For each sample, peptides derived from 4 μg of proteins were separated and analyzed by a nano LC-MS system consisting of a Spark Endurance autosampler, an ultra-high-pressure Eksigent Nano-2D Ultra capillary/nano LC system, and an Orbitrap Fusion mass spectrometer (ThermoFisher Scientific) for the benchmarking sample set, or a Dionex Ultimate 3000 nano LC system, a Dionex Ultimate 3000 gradient micro LC system with a WPS-3000 autosampler, and an Orbitrap Fusion Lumos mass spectrometer for the TBI proteomics sample set. A large-ID trapping column (300-μm i.d. × 5 mm) was implemented before the nano LC column (75-μm i.d. × 100 cm, packed with 3 μm of Pepmap C18) for large-capacity sample loading, hydrophilic/hydrophobic garbage removal, and selective peptide delivery. Mobile phases A and B were 0.1% FA in 2% acetonitrile and 0.1% FA in 88% acetonitrile. The 180-min LC gradient profile was as follows: 4–13% B for 15 min, 13–28% B for 110 min, 28–44% B for 5 min, 44–60% B for 5 min, 60–97% B for 1 min, and isocratic at 97% B for 17 min. The mass spectrometer was operated under DDA mode, with a maximal duty cycle time of 3 s. MS1 spectra were acquired in the m/z range of 400–1,500 under 120,000 resolution with dynamic exclusion settings (60 s ± 10 ppm). Precursor ions were filtered by quadrupole using a 1-Thomson (Th)-wide window and fragmented by high-energy collision dissociation at a normalized collision energy of 35%. MS2 spectra were acquired under 15,000 resolution in an Orbitrap.
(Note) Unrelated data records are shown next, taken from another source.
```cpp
void launch_mel(const float* audio, int64_t n_real, int64_t n_padded, int64_t frame0, int64_t count,
                const float* filters, int n_mels, float* mel, int64_t ld, unsigned* gmax, hipStream_t st) {
  const int64_t nb = (count + MEL_FB - 1) / MEL_FB;
  if (nb > 0)
    k_mel_frames<<<(unsigned)nb, 256, 0, st>>>(audio, n_real, n_padded, frame0 + count, frame0, filters, n_mels, mel, ld, gmax), wh_launched("k_mel_frames");
}
void launch_mel_norm(float* mel, int64_t count, int64_t ld, int n_mels, const unsigned* gmax, const float* ovr,
                     hipStream_t st) {
  k_mel_norm<<<1024, 256, 0, st>>>(mel, count, ld, n_mels, gmax, ovr), wh_launched("k_mel_norm");
}
int mel_blocks(int64_t nframes) { return (int)((nframes + MEL_FB - 1) / MEL_FB); }
void launch_mel_seg(const float* audio, const MelFile* files, int n_files, int64_t n_blocks, const float* filters,
                    int n_mels, float* mel, int64_t ld, unsigned* gmax, hipStream_t st) {
  if (n_blocks <= 0) return;
  k_mel_frames_seg<<<(unsigned)n_blocks, 256, 0, st>>>(audio, files, n_files, filters, n_mels, mel, ld, gmax), wh_launched("k_mel_frames_seg");
  k_mel_norm_seg<<<(unsigned)n_blocks, 256, 0, st>>>(mel, ld, n_mels, files, n_files, gmax), wh_launched("k_mel_norm_seg");
}

#define INST(T)                                                                                                     \
  template void launch_layernorm<T>(const float*, T*, const float*, const float*, int, int, float, const int*,     \
                                    hipStream_t);                                                                   \
  template void launch_resid_ln<T>(float*, const float*, int, int64_t, const float*, T*, const float*, const float*, \
                                   int, int, float, hipStream_t, int);                           \
  template int launch_self_attn_qkv<T>(const float*, int, int64_t, const float*, int, T*, T*, const int*, const int*, \
                                        const int*, const int*, int, int, int, int, T*, int, int, hipStream_t, int); \
  template void launch_reduce_store<T>(const float*, int, int64_t, const float*, T*, int, int, int, int, hipStream_t, \
                                       int);                                                                        \
  template void launch_attn_enc<T>(const T*, int, int, int, int, int, int64_t, const T*, int, T*, int64_t,         \
                                   hipStream_t);                                                                    \
  template void launch_self_attn<T>(const T*, int, const T*, const T*, const int*, const int*, const int*,         \
                                    const int*, int, int, int, int, T*, int, int, hipStream_t);                          \
  template void launch_cross_attn<T>(const T*, int, const T*, const T*, int, int, int, int, const int*, const int*, \
                                     const int*, int64_t, float*, float*, float*, T*, int, int, float*,             \
                                     const int*, int, hipStream_t, XQPart);                                                 \
  template void launch_embed<T>(const T*, const T*, int, const int*, int*, const int*, const int*, int, int, int,  \
                                float*, int, hipStream_t);                                                          \
  template void launch_mel_windows<T>(const float*, int64_t, int, const int64_t*, const int*, T*, int64_t, int, int, \
                                      hipStream_t);                                                                 \
  template void launch_zero_rows<T>(T*, int64_t, int, int, int, int, hipStream_t);
INST(float)
INST(half_t)
#undef INST

}
```

### whisper.coreml_amd/csrc/wh_runtime.hip

```cpp
#include <hip/hip_runtime.h>

#include <algorithm>
#include <chrono>
#include <cmath>
#include <cstdio>
#include <cstring>
#include <set>
#include <string>
#include <vector>

#include "whisper_hip.h"
#include "wh_align.h"
#include "wh_audio.h"
#include "wh_gemm.h"
#include "wh_host.h"
#include "wh_kernels.h"

using namespace wh;

static thread_local std::string g_release_error;

namespace {
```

More detailed information about the LC-MS system can be found in study by Shen et al. (30).

Protein Identification.

For the E. coli-human spike-in dataset and the TBI rat brain dataset, LC-MS raw files (.raw) were matched with the following protein sequence databases concatenated with reversed sequences: (i) human-E. coli SwissProt database for the benchmark spike-in sample set (version 201407; 33,232 entries) and (ii) rat SwissProt/TrEMBL database for the TBI rat brain sample set (version 201608; 35,953 entries), using the MS-GF+ search engine (version 10089, released on July 16, 2013) (43). The search parameters were as follows: (i) precursor ion mass tolerance: 20 ppm, (ii) instrument type: Q-Exactive, (iii) matches per spectrum: 1, (iv) fixed modification: carbamidomethylation of cysteine, (v) dynamic modification: oxidation of methionine and acetylation of N-terminal lysine, and (vi) maximal missed cleavages per peptide: 2. PSM filtering, protein inference/grouping, and global FDR control were accomplished using Scaffold (v4.3.2; Proteome Software, Inc.) (53) or IDPicker (54). Both protein and peptide FDRs were controlled at ≤1%, while a minimum of two unique peptides per protein was required. Proteins with no unique peptides are grouped into one protein group. Peptide and protein identification information for the benchmark dataset is provided in Dataset S1.

Protein Quantification.

Quantification in IonStar involves SIEVE and our R package IonStarStat. Chromatographic alignment and ion intensity-based MS1 feature detection/extraction were performed using functions in SIEVE v2.2 (working collaboratively with ThermoFisher Scientific) (55). The main processes in SIEVE include the following:

  • i)

    Chromatographic alignment with ChromAlign for inter-run RT adjustment (39). Quality control as well as the selection of the optimal reference run for the alignment step were achieved by monitoring alignment scores (>0.8 as qualified) and base-peak intensity.

  • ii)

    Data-independent MS1 feature generation using the DICE method. Characteristics of the both steps are discussed in Results. DICE in IonStar generates quantitative features for all precursor ions with corresponding MS2 scans by extracting ICs in the aligned dataset with a defined m/z-RT window. We optimized the width of the extraction window using different combinations of m/z and RT (i.e., 5 to 20 ppm, 1 to 2 min), and it turned out that 10 ppm (i.e., m/z ± 5 ppm) and 1 min (i.e., RT ± 0.5 min) returned the best outcomes for the benchmark dataset.

  • iii)

    A Structured Query Language database containing the list of quantitative features (i.e., defined as “frames”) as well as corresponding intensities in each LC-MS run was exported and matched to the filtered PSM list by MS2 scan number using a customized R script, IonStar_FrameGen.R. Frames with valid PSMs were then subjected to dataset-wide normalization, multivariate outlier detection/removal, and aggregation to protein level using IonStarStat. Details are enclosed in the user manual for IonStar.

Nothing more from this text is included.